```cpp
void tds_conv2_fwd2(const void* p1, const short* wp, const float* bias, const float* gamma, void* y2h, unsigned short* ya,
                    uint32_t* a2, double* partial, uint32_t* ypart, const uint32_t* scales, const int* order, int nwg, int sw, int sk,
                    int B, int P, hipStream_t st, const TdsBnFin* bn) {
  const dim3 grid(nwg), block(F2_THREADS);
  F2Fin fin{};
  if (bn != nullptr) {
    fin.sync = tds_sync_words(kSyncConv2Fwd, st);
    if (fin.sync == nullptr || (nwg + F2_GROUP - 1) / F2_GROUP > WRS_MAXL * 4) {
      tds_launch_fail("conv2_fwd2: in-launch BN2 finalize unavailable (sync words / group count)");
      return;
    }
    fin.gsum = bn->dwork;
    fin.gmax = bn->uwork;
    fin.n = (int64_t)B * P * P;
    fin.beta = bn->beta;
    fin.eps = bn->eps;
    fin.momentum = bn->momentum;
    fin.stats = bn->stats;
    fin.running_mean = bn->running_mean;
    fin.running_var = bn->running_var;
    fin.num_batches = bn->num_batches;
    fin.aff = bn->aff;
    fin.mag = bn->mag;
  }
  unsigned short* y2 = static_cast<unsigned short*>(y2h);
  const uint4* pp = reinterpret_cast<const uint4*>(p1);
  const uint4* w = reinterpret_cast<const uint4*>(wp);
  static bool lds_set = false;
  if (!lds_set) {
    (void)hipFuncSetAttribute(reinterpret_cast<const void*>(conv2_fwd2_kernel<0>),
                              hipFuncAttributeMaxDynamicSharedMemorySize, F2_LDS);
#ifdef TDS_DIAG
    (void)hipFuncSetAttribute(reinterpret_cast<const void*>(conv2_fwd2_kernel<1>), hipFuncAttributeMaxDynamicSharedMemorySize, F2_LDS);
    (void)hipFuncSetAttribute(reinterpret_cast<const void*>(conv2_fwd2_kernel<2>), hipFuncAttributeMaxDynamicSharedMemorySize, F2_LDS);
    (void)hipFuncSetAttribute(reinterpret_cast<const void*>(conv2_fwd2_kernel<3>), hipFuncAttributeMaxDynamicSharedMemorySize, F2_LDS);
    (void)hipFuncSetAttribute(reinterpret_cast<const void*>(conv2_fwd2_kernel<4>), hipFuncAttributeMaxDynamicSharedMemorySize, F2_LDS);
#endif
    lds_set = true;
  }
  switch (f2_diag_env()) {
#ifdef TDS_DIAG
    case 1: hipLaunchKernelGGL(conv2_fwd2_kernel<1>, grid, block, F2_LDS, st, pp, w, bias, gamma, y2, ya, a2, partial, ypart, scales, order, sw, sk, B, P, fin); break;
    case 2: hipLaunchKernelGGL(conv2_fwd2_kernel<2>, grid, block, F2_LDS, st, pp, w, bias, gamma, y2, ya, a2, partial, ypart, scales, order, sw, sk, B, P, fin); break;
    case 3: hipLaunchKernelGGL(conv2_fwd2_kernel<3>, grid, block, F2_LDS, st, pp, w, bias, gamma, y2, ya, a2, partial, ypart, scales, order, sw, sk, B, P, fin); break;
    case 4: hipLaunchKernelGGL(conv2_fwd2_kernel<4>, grid, block, F2_LDS, st, pp, w, bias, gamma, y2, ya, a2, partial, ypart, scales, order, sw, sk, B, P, fin); break;
#endif
    default: hipLaunchKernelGGL(conv2_fwd2_kernel<0>, grid, block, F2_LDS, st, pp, w, bias, gamma, y2, ya, a2, partial, ypart, scales, order, sw, sk, B, P, fin); break;
  }
  TDS_LAUNCH_CHECK();
}
```

Before: 2688.

## Precompute per-lane addresses and streamline tile loop in conv2 forward kernel

Hoists the per-lane DMA, staging and store offsets into a struct computed once per wave, and adds fast paths for interior tiles that skip bounds checks. Tile-order entries are decoded directly with the next entry prefetched, and the loop barrier becomes an explicit vmcnt wait plus syncthreads. The argmax bit packing moves from a single-lane loop to scalar pack and writelane instructions, and the y2h half-precision staging is split into its own function. The aim is to cut per-tile integer address arithmetic and divergent branches, at the cost of more live registers and some inline assembly that depends on the compiler placing values in scalar registers.

```diff
diff --git a/torch_distributed_sandbox_amd/csrc/kernels/conv2_fwd2.hip b/torch_distributed_sandbox_amd/csrc/kernels/conv2_fwd2.hip
--- a/torch_distributed_sandbox_amd/csrc/kernels/conv2_fwd2.hip
+++ b/torch_distributed_sandbox_amd/csrc/kernels/conv2_fwd2.hip
@@ -29,22 +29,77 @@
 
 struct F2Tile {
   int b, r0, c0;
+  bool full;
 };
 
+__device__ __forceinline__ F2Tile f2_tile(int entry, int P) {
+  F2Tile x;
+  x.b = entry >> 24;
+  x.r0 = ((entry >> 12) & 4095) * F2_TH;
+  x.c0 = (entry & 4095) * F2_TC;
+  x.full = x.r0 + F2_TH <= P && x.c0 + F2_TC <= P;
+  return x;
+}
+
+struct F2Lane {
+  uint32_t dma[F2_DMA_PER_WAVE];
+  uint32_t st_lds, st_glb;
+  uint32_t ya_lds;
+  int64_t ya_glb;
+  uint32_t a2_glb;
+};
+
+constexpr uint64_t F2_QPX = 0xfeab6732dc894510ull;
+__device__ __forceinline__ int f2_stage_off(int row, int px, int chunk);
+__device__ __forceinline__ int f2_ystage_off(int co, int e);
+
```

### TO DO
In the listing, return each line containing the string "csrc".

### RESULT OF THE EXERCISE
diff --git a/torch_distributed_sandbox_amd/csrc/kernels/conv2_fwd2.hip b/torch_distributed_sandbox_amd/csrc/kernels/conv2_fwd2.hip
--- a/torch_distributed_sandbox_amd/csrc/kernels/conv2_fwd2.hip
+++ b/torch_distributed_sandbox_amd/csrc/kernels/conv2_fwd2.hip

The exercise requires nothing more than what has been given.